Southerland’s casting is pitch perfect too. Ashley Stillburn’s powerful and luxurious tenor makes a real mark and his rendition of Evermore Without You genuinely excites. He blends marvellously with Anna O’Byrne in I Believe My Heart and equally well, but appropriately differently, with Carolyn Maitland in If Not For Me For Her.
O’Byrne’s gorgeous soprano is effortlessly free at the top but also richly burnished in the lower register, so she can pour emotion into every note in every phrase – and she does. So does Maitland, whose more Mezzo tones summon warmth and anguish in easy, unaffected ways. When they sing together, it is almost the definition of bliss. If I Could Only Dream This World Away starts Act Two gloriously and it never really looks back. Perspective and Trying Not To Notice, with Stillburn, endlessly delight.
But it is not just them. Chris Peluso is in fine voice as the devious Sir Percival Glyde, whose machinations turn the plot. He uses his darker tones to great advantage but is clear as a bell with top notes. Sophie Reeves is slightly shrill occasionally but otherwise makes an excellent contribution and it is especially nice to hear her duet with Maitland, All For Laura, and the three female leads singing together in the finale of Act One. How often does Lloyd Webber write for lead female harmonies?
The role which attracted the attention of Michael Crawford is here played by Greg Castiglioni who makes far more of the role than Crawford managed. Both his solos, A Gift For Living Well and the show-stopping You Can Get Away With Anything, are utterly first-rate. Castiglioni makes the character come truly alive when singing, and the foibles and the excesses and the foolishness (as well as the acuity) of the Count are all crystal clear in the way the songs as delivered. This is a true tour-de-force.
Morgan Large’s set is simple but remarkably effective. There is no attempt to create grandiose settings but every attempt to evoke the right style and period. The costuming (Jonathan Lipman) is impeccably stylish and quite luxurious, giving an impression of a budget considerably greater than one would expect at such a small venue.
Southerland navigates the toing and froing and scene changes with economy and fluidity. Some of the ensemble do not work hard enough at blending into the swift changes but overall the sense of movement is cleverly managed. Rick Fisher’s lighting adds tremendously to the mood of the piece and the final moments are spectacular indeed. There are some longueurs in the first Act, but the second Act is an unending delight in terms of efficient and coherent storytelling. Southerland’s work is truly impressive.

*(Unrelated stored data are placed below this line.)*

@@ -400,6 +425,18 @@
             GTS(3);
         const double* As = lds + st * STAGE;
         const double* Bs = As + BKT * SA;
+        double rbv[8], rzv[8];
+        if constexpr (ROWS_IN_TILE) {
+            if (rows_here) {
+                const double* Zs = zrow + st * ZST + (threadIdx.x >> 7) * 8;
+                const double* Bc = Bs + (threadIdx.x >> 7) * 8 * SB + (threadIdx.x & 127);
+#pragma unroll
+                for (int i = 0; i < 8; ++i) {
+                    rbv[i] = Bc[i * SB];
+                    rzv[i] = Zs[i];
+                }
+            }
+        }
 #pragma unroll
         for (int ks = 0; ks < BKT; ks += 4) {
             double af[RA], bf[RB];
@@ -414,6 +451,25 @@
 #pragma unroll
                 for (int m = 0; m < RA; ++m)
                     acc[m][n] = mfma4(af[m], bf[n], acc[m][n]);
+        }
+        if constexpr (ROWS_IN_TILE) {
+            if (rows_here) {
+                const double* Zs = zrow + st * ZST + (threadIdx.x >> 7) * 8;
+                const int np = g.rhs_rows;
+#pragma unroll
+                for (int i = 0; i < 8; ++i)
+                    racc[0] = fma(rzv[i], rbv[i], racc[0]);
+#pragma unroll
+                for (int p = 1; p < 4; ++p)
+                    if (p < np) {
+#pragma unroll
+                        for (int i = 0; i < 8; ++i)
+                            rzv[i] = Zs[p * BKT + i];
+#pragma unroll
+                        for (int i = 0; i < 8; ++i)
+                            racc[p] = fma(rzv[i], rbv[i], racc[p]);
+                    }
+            }
         }
         if (t == 1)
             GTS(6);
@@ -423,6 +479,22 @@
             GTS(7);
     }
     GTS(4);
+
+    if constexpr (ROWS_IN_TILE) {
+        if (rows_here) {
+            const int c = threadIdx.x & 127, kg = threadIdx.x >> 7, np = g.rhs_rows;
+#pragma unroll
+            for (int p = 0; p < 4; ++p)
+                lds[(p * 4 + kg) * 128 + c] = racc[p];
+            __syncthreads();
+            if (kg < np && c < nc) {
+                double* Cp = g.C + (g.m + kg) + (col0 + c) * g.ldc;
+                const double* rp = lds + kg * 4 * 128 + c;
+                *Cp = *Cp - (((rp[0] + rp[128]) + rp[256]) + rp[384]);
+            }
+            __syncthreads();
+        }
+    }
 
     {
         using WT = WaveTileC<RA, RB>;
diff --git a/limbo_amd/csrc/potrf_tail.hip b/limbo_amd/csrc/potrf_tail.hip
--- a/limbo_amd/csrc/potrf_tail.hip
+++ b/limbo_amd/csrc/potrf_tail.hip
@@ -524,6 +524,15 @@
     __syncthreads();
 }
 
+static __device__ __forceinline__ void polled_finish(PolledTile& p, const double* G, int spin_limit, int* __restrict__ info)
+{
+    const unsigned long long SENT = ~0ull;
+    const bool pending = p.b[0] == SENT || p.b[1] == SENT || p.b[2] == SENT || p.b[3] == SENT || p.b[4] == SENT || p.b[5] == SENT
+        || p.b[6] == SENT || p.b[7] == SENT;
+    if (__builtin_amdgcn_ballot_w64(pending) != 0)
+        p.finish(G, spin_limit, info);
+}
+
 static __device__ __forceinline__ void tail_body(const TailArgs& a, const int wgid, double* __restrict__ lds,
                                                  const KParams* __restrict__ kp = nullptr)
 {
@@ -564,6 +573,12 @@
     x.S22 = a.SP;
     x.HP = a.LP;
     double* const myslot = a.LP + (int64_t)slot * (NB * NB);
+    const bool looks_first = c > 0 && b != c && !(b == c + 1 && b < a.nt);
+    PolledTile pa, pb;
+    if (looks_first) {
+        pa.issue(a.LP + (int64_t)tail_tile_id(a.nb, b, 0) * (NB * NB));
+        pb.issue(a.LP + (int64_t)tail_tile_id(a.nb, c, 0) * (NB * NB));
+    }
     {
         unsigned long long* nx = reinterpret_cast<unsigned long long*>(a.LPn + (int64_t)slot * (NB * NB));
 #pragma unroll
@@ -635,19 +650,14 @@
         }
         return;
     }
-    PolledTile pa, pb;
-    if (c > 0) {
-        pa.issue(a.LP + (int64_t)tail_tile_id(a.nb, b, 0) * (NB * NB));
-        pb.issue(a.LP + (int64_t)tail_tile_id(a.nb, c, 0) * (NB * NB));
-    }
     double a2[2][4] = {{0.0, 0.0, 0.0, 0.0}, {0.0, 0.0, 0.0, 0.0}};
 #pragma unroll 1
     for (int s = 0; s < c; ++s) {
         double* const opA = lds + (s & 1) * (2 * NB * PS);
         double* const opB = opA + NB * PS;
-        pa.finish(a.LP + (int64_t)tail_tile_id(a.nb, b, s) * (NB * NB), x.spin_limit, x.info);
+        polled_finish(pa, a.LP + (int64_t)tail_tile_id(a.nb, b, s) * (NB * NB), x.spin_limit, x.info);
         pa.store(opA);
-        pb.finish(a.LP + (int64_t)tail_tile_id(a.nb, c, s) * (NB * NB), x.spin_limit, x.info);
+        polled_finish(pb, a.LP + (int64_t)tail_tile_id(a.nb, c, s) * (NB * NB), x.spin_limit, x.info);
         pb.store(opB);
         if (s + 1 < c) {
             pa.issue(a.LP + (int64_t)tail_tile_id(a.nb, b, s + 1) * (NB * NB));
diff --git a/limbo_amd/csrc/sweep2.hip b/limbo_amd/csrc/sweep2.hip
--- a/limbo_amd/csrc/sweep2.hip
+++ b/limbo_amd/csrc/sweep2.hip
@@ -3,6 +3,7 @@
 #define NB 64
 #define S2_PS 80
 #define S2_MS 65
+#define S2_HEAD 8
 
 #ifdef S2_TIMING
 __device__ long long g_s2_ts[256][6];
@@ -28,61 +29,28 @@
     const int jb = (int)((N - j0 < NB) ? N - j0 : NB);
     const double* Xt = Xt_all + j * (NB * NB);
     const unsigned long long SENT = ~0ull;
+    const bool direct = j + S2_HEAD >= nblk;
     S2TS(0);
-    if (j + 1 < nblk) {
-        double* As = lds;
-        double* Bs = lds + NB * S2_PS;
-        const int wm = (wvu & 1) * 32, wn = (wvu >> 1) * 16;
-        const int ar = wm + (lane & 15), bc = wn + (lane & 3), kq = lane >> 4;
-        const int drow = 4 * ((lane >> 2) & 3) + (lane >> 4), dcol = lane & 3;
-#pragma unroll
-        for (int q = 0; q < 8; ++q) {
-            const int r = wvu + 8 * q;
-            As[r * S2_PS + lane] = Xt[lane + NB * r];
-        }
-        for (int q2 = 1; q2 <= 2 && j + q2 < nblk; ++q2) {
-            const int64_t t0 = (j + q2) * NB;
+    double xr[8];
+#pragma unroll
+    for (int q = 0; q < 8; ++q)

Because the piece is based on a Victorian thriller, there is an occasional tendency towards melodrama in some of the playing and both Peluso and Stillburn do not convince as ardent lovers, fake and real respectively. O’Byrne and Maitland manage the tricky line most convincingly, finding the right modern take on the Victorian style. Castiglioni relishes the scene work and there is a moment with a wig, and another without a beard, both of which are pure gold, examples of perfection in timing, albeit for entirely different purposes.
You could quibble that The Woman In White is a difficult musical to take seriously or that some of the interesting themes from the novel are overlooked or ignored. But Southerland’s production gets under the skin of the type of storytelling Wilkie was famous for and provides performances that sparkle and engage.
Truly, it works as impressive musical entertainment on its own terms.